Task requirements. Using the data below, return all lines in which "ruled" appears.

'''

# kenziyuliu/ChineseCheckersAgent

Measured on AMD Instinct MI355X. Metric: mcts_node_expansions_per_s (self-play with the policy/value net, 4096 games x 400 sims/move per GPU); BASELINE games/s = config.games_per_s: selfplay() calls that RETURNED per second, discarded ones included (train.py:61-64 counts them); config.games_won_per_s: those that returned a history, higher is better.
Workload: dtype f32

## Files before the change

### chinesecheckersagent_amd/csrc/ccsp_net.hip

```cpp
#include <cmath>
#include <cstring>
#include <type_traits>
#include <vector>
#include "ccsp_common.h"

namespace {

typedef float f32x4 __attribute__((ext_vector_type(4)));

#ifndef CCSP_NET_LDX
#define CCSP_NET_LDX 68
#define CCSP_NET_LDY 36
#endif
constexpr int LDX = CCSP_NET_LDX;
constexpr int LDY = CCSP_NET_LDY;
constexpr int LDI = 12;
constexpr int NPOL = 294, NPOL_PAD = 304;
#ifndef CCSP_NET_LDS_BIAS_ALL
#define CCSP_NET_LDS_BIAS_ALL 0
#endif
#ifndef CCSP_NET_PDG
#define CCSP_NET_PDG 1
#endif
#ifndef CCSP_NET_SEG_STEM
// ... 473 lines not shown
                  NW = C::NW, F32 = C::F32, F32A = C::F32A, F64 = C::F64, F64B = C::F64B, M64 = C::M64, XT = C::XT, HB = C::HB;
    constexpr bool AS = C::ALLSPLIT;
    extern __shared__ __attribute__((aligned(16))) unsigned char smem_raw[];
    Smem<C> &S = *reinterpret_cast<Smem<C> *>(smem_raw);
    const int tid = threadIdx.x, lane = tid & 63;
    const int wave = __builtin_amdgcn_readfirstlane(tid >> 6);
    const int q = lane >> 4, l15 = lane & 15;
    const long long s0 = (long long)blockIdx.x * NB;
    const int here = (int)((n - s0) < NB ? (n - s0) : NB);

    WBuf wb;
    wb.r = __builtin_amdgcn_make_buffer_rsrc(const_cast<float *>(W), 0, LAY.total * 4, 0x00020000);
    wb.voff = lane * 16;
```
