+    const int p0 = grp * GROUP_PX + lane;
+    bool inb[GPX];
+#pragma unroll
+    for (int j = 0; j < GPX; ++j) inb[j] = live && p0 + j * WAVE < a.npx;
+    int sl = ctot_slot(ea.slot0, zb, ea.D);
+    const size_t fstride = (size_t)ea.n_clips * a.npx_pad;
+    const size_t sp0 = ((size_t)sl * ea.n_clips + clip) * a.npx_pad + p0;
+    const uint32_t *cp = ea.cnt + sp0;
+    const float *tp = ea.tsold ? ea.tsold + sp0 : nullptr;
+    const uint32_t *rp = ea.ruleM ? ea.ruleM + (size_t)sl * ea.n_clips + clip : nullptr;
+    const size_t zc0 = (size_t)zb * ea.n_clips + clip;
+    const size_t tstride = (size_t)ea.n_clips * a.nkeys_cap * ea.nwp;
+    uint16_t *wmp = ea.wmax + zc0 * ea.nwp + grp;
+    uint16_t *trow = ea.wtot + zc0 * a.nkeys_cap * ea.nwp + grp;
+    uint32_t *mrow = ea.cmask ? ea.cmask + ((zc0 * a.nkeys_cap + (lane >= 2 * GPX ? 1 : 0)) * ea.nwp + grp) * (2 * GPX) + (lane & (2 * GPX - 1)) : nullptr;
+    const FrameCtl *ctl = ea.ctl + (size_t)(ea.f0 + zb) * ea.n_clips + clip;
+    unsigned *done = ea.cdone + zc0;
+    const unsigned last_old = (unsigned)ctot_arrivals(ea.nwaves) - 1u;
+    uint32_t cw[GPX], rM = 0u;
+#pragma unroll
+    for (int j = 0; j < GPX; ++j) cw[j] = inb[j] ? cp[j * WAVE] : 0u;
+    if (rp) rM = *rp;
+    unsigned old_prev = 0u;
+    for (int q = 0; q < nz + (fuse ? 1 : 0); ++q) {
+        uint32_t cwn[GPX], rMn = 0u;
+        const int sln = ctot_next_slot(sl, ea.D);
+        const bool wrap = sln != sl + 1;
+        const uint32_t *cpn = wrap ? cp - (size_t)(ea.D - 1) * fstride : cp + fstride;
+        const uint32_t *rpn = rp ? (wrap ? rp - (size_t)(ea.D - 1) * ea.n_clips : rp + ea.n_clips) : nullptr;
+        const float *tpn = tp ? (wrap ? tp - (size_t)(ea.D - 1) * fstride : tp + fstride) : nullptr;
+#pragma unroll
+        for (int j = 0; j < GPX; ++j) cwn[j] = (q + 1 < nz && inb[j]) ? cpn[j * WAVE] : 0u;
+        if (q + 1 < nz && rpn) rMn = *rpn;
+        if (live && q < nz) {
+            rM = (uint32_t)__builtin_amdgcn_readfirstlane((int)rM);
+            int magv[GPX];
+            unsigned long long negb[GPX];
+            int mmax = 0;
+            uint32_t son = 0, soff = 0;
+            unsigned long long sob[GPX], sfb[GPX];
+#pragma unroll
+            for (int j = 0; j < GPX; ++j) {
+                magv[j] = (int)(cw[j] & CNT_MASK);
+                negb[j] = __ballot((cw[j] & CNT_NEG) != 0);
+                mmax = max(mmax, magv[j]);
+                sob[j] = __ballot((cw[j] & CNT_SHOT_ON) != 0);
+                sfb[j] = __ballot((cw[j] & CNT_SHOT_OFF) != 0);
+                son += (uint32_t)__popcll(sob[j]);
+                soff += (uint32_t)__popcll(sfb[j]);
+            }
+            const int wm = wave_max_i32(mmax);
+            if (lane == 0) *wmp = (uint16_t)min(wm, 65535);
+            auto put_masks = [&](const int key_on, const unsigned long long (&on_m)[GPX], const unsigned long long (&off_m)[GPX]) __attribute__((always_inline)) {
+                uint32_t mw = 0u;
+#pragma unroll
+                for (int j = 0; j < GPX; ++j) {
+                    asm("v_writelane_b32 %0, %1, %2" : "+v"(mw) : "s"((uint32_t)on_m[j]), "n"(2 * j));
+                    asm("v_writelane_b32 %0, %1, %2" : "+v"(mw) : "s"((uint32_t)(on_m[j] >> 32)), "n"(2 * j + 1));
+                    asm("v_writelane_b32 %0, %1, %2" : "+v"(mw) : "s"((uint32_t)off_m[j]), "n"(2 * GPX + 2 * j));
+                    asm("v_writelane_b32 %0, %1, %2" : "+v"(mw) : "s"((uint32_t)(off_m[j] >> 32)), "n"(2 * GPX + 2 * j + 1));
+                }
+                if (lane < 4 * GPX) mrow[(size_t)key_on * ea.nwp * (2 * GPX)] = mw;
+            };
+            static_assert(4 * GPX == 16, "k_ctot: the mask words of an iteration are one 16-lane DPP row");
+            uint32_t pmask = 0u;
+            if (mrow) {
+#pragma unroll
+                for (int j = 0; j < GPX; ++j) {
+                    asm("v_writelane_b32 %0, %1, %2" : "+v"(pmask) : "s"((uint32_t)negb[j]), "n"(2 * j));
+                    asm("v_writelane_b32 %0, %1, %2" : "+v"(pmask) : "s"((uint32_t)(negb[j] >> 32)), "n"(2 * j + 1));
+                    asm("v_writelane_b32 %0, %1, %2" : "+v"(pmask) : "s"((uint32_t)negb[j]), "n"(2 * GPX + 2 * j));
+                    asm("v_writelane_b32 %0, %1, %2" : "+v"(pmask) : "s"((uint32_t)(negb[j] >> 32)), "n"(2 * GPX + 2 * j + 1));
+                }
+                pmask = lane < 2 * GPX ? ~pmask : (lane < 4 * GPX ? pmask : 0u);
+            }
+            const int wmc = min(wm, a.max_iters);
+            const int nkw = 2 + 2 * wmc;
+            bool ruled = false;
+            TsGen tg(0.f, 0.f, 0.f, 1);
+            float tsm[GPX];
+#pragma unroll
+            for (int j = 0; j < GPX; ++j) tsm[j] = 0.f;
+            if (rM != 0u) {
+                const FrameTab ftb(ctl, lane);
+                tg = frame_tsgen(a, ctl, ftb, (int)rM, ruled);
+                if (tp) {
+#pragma unroll
+                    for (int j = 0; j < GPX; ++j)
+                        if (inb[j]) tsm[j] = tp[j * WAVE];
+                }
+            }
+            for (int kb = 0; kb < nkw; kb += WAVE) {
+                uint32_t mine = 0;
+                const int i_lo = kb == 0 ? 0 : (kb - 2) / 2;
+                const int i_hi = min((kb + WAVE - 2) / 2, wmc);
+                uint32_t *mrow_i = mrow ? mrow + (size_t)(2 + 2 * i_lo) * ea.nwp * (2 * GPX) : nullptr;
+                for (int i = i_lo; i < i_hi; ++i) {
+                    unsigned long long cb[GPX];
+                    if (!ruled) {
+#pragma unroll
+                        for (int j = 0; j < GPX; ++j) cb[j] = __ballot(magv[j] > i);
+                    } else {
+#pragma unroll
+                        for (int j = 0; j < GPX; ++j) {
+                            bool pass = magv[j] > i;
+                            if (pass) {
+                                const float t = tg(i);
+                                const float pt = 1.0f * t - tsm[j];
+                                pass = pt > a.refr_f;
+                                if (pass) tsm[j] = t;
+                            }
+                            cb[j] = __ballot(pass);
+                        }
+                    }
+                    uint32_t on, off;
+                    if (mrow) {
+                        uint32_t mw = 0u;
+#pragma unroll
+                        for (int j = 0; j < GPX; ++j) {
+                            asm("v_writelane_b32 %0, %1, %2" : "+v"(mw) : "s"((uint32_t)cb[j]), "n"(2 * j));
+                            asm("v_writelane_b32 %0, %1, %2" : "+v"(mw) : "s"((uint32_t)(cb[j] >> 32)), "n"(2 * j + 1));
+                        }
+                        mw = (uint32_t)__builtin_amdgcn_update_dpp((int)mw, (int)mw, 0x118, 0xf, 0xc, false) & pmask;
+                        if (lane < 4 * GPX) *mrow_i = mw;
+                        mrow_i += (size_t)2 * ea.nwp * (2 * GPX);
+                        int c = __popc(mw);
+                        c += V2E_DPP(c, 0x111);
+                        c += V2E_DPP(c, 0x112);
+                        c += V2E_DPP(c, 0x114);
+                        on = (uint32_t)__builtin_amdgcn_readlane(c, 2 * GPX - 1);
+                        off = (uint32_t)__builtin_amdgcn_readlane(c, 4 * GPX - 1);
+                    } else {
+                        on = 0u;
+                        off = 0u;
+#pragma unroll
+                        for (int j = 0; j < GPX; ++j) {
+                            on += (uint32_t)__popcll(cb[j] & ~negb[j]);
+                            off += (uint32_t)__popcll(cb[j] & negb[j]);
+                        }
+                    }
+                    const int kl = 2 + 2 * i - kb;
+                    if (lane == kl) mine = on;
+                    if (lane == kl + 1) mine = off;
+                }
+                if (kb == 0) {
+                    if (lane == 0) mine = son;
+                    if (lane == 1) mine = soff;
+                    if (mrow && (son | soff) != 0u) put_masks(0, sob, sfb);
+                }
+                if (kb + lane < nkw) trow[(size_t)(kb + lane) * ea.nwp] = (uint16_t)mine;
+            }
+        }
+        if (fuse) {
+            if (tid == 0) s_last[q & 1] = q > 0 && old_prev == last_old;
+            __syncthreads();
+            if (tid == 0 && q < nz) {
+                __builtin_amdgcn_fence(__ATOMIC_RELEASE, "agent");
+                unsigned lane_off = 0u;
+                asm volatile("" : "+v"(lane_off));
+                old_prev = __hip_atomic_fetch_add(done + (size_t)q * ea.n_clips + lane_off, 1u, __ATOMIC_RELAXED, __HIP_MEMORY_SCOPE_AGENT);
+            }
+            if (s_last[q & 1]) {
+                __builtin_amdgcn_fence(__ATOMIC_ACQUIRE, "agent");
+                if (tid == 0) __hip_atomic_store(done + (size_t)(q - 1) * ea.n_clips, 0u, __ATOMIC_RELAXED, __HIP_MEMORY_SCOPE_AGENT);
+                ctot_frame_tables(a, ea, zb + q - 1, clip, s_red);
+            }
+        }
+#pragma unroll
+        for (int j = 0; j < GPX; ++j) cw[j] = cwn[j];
+        rM = rMn;
+        cp = cpn; rp = rpn; tp = tpn;
+        sl = sln;
+        wmp += (size_t)ea.n_clips * ea.nwp;
+        trow += tstride;
+        if (mrow) mrow += tstride * (2 * GPX);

'''

Your solution.
+            bool ruled = false;
+                tg = frame_tsgen(a, ctl, ftb, (int)rM, ruled);
+                    if (!ruled) {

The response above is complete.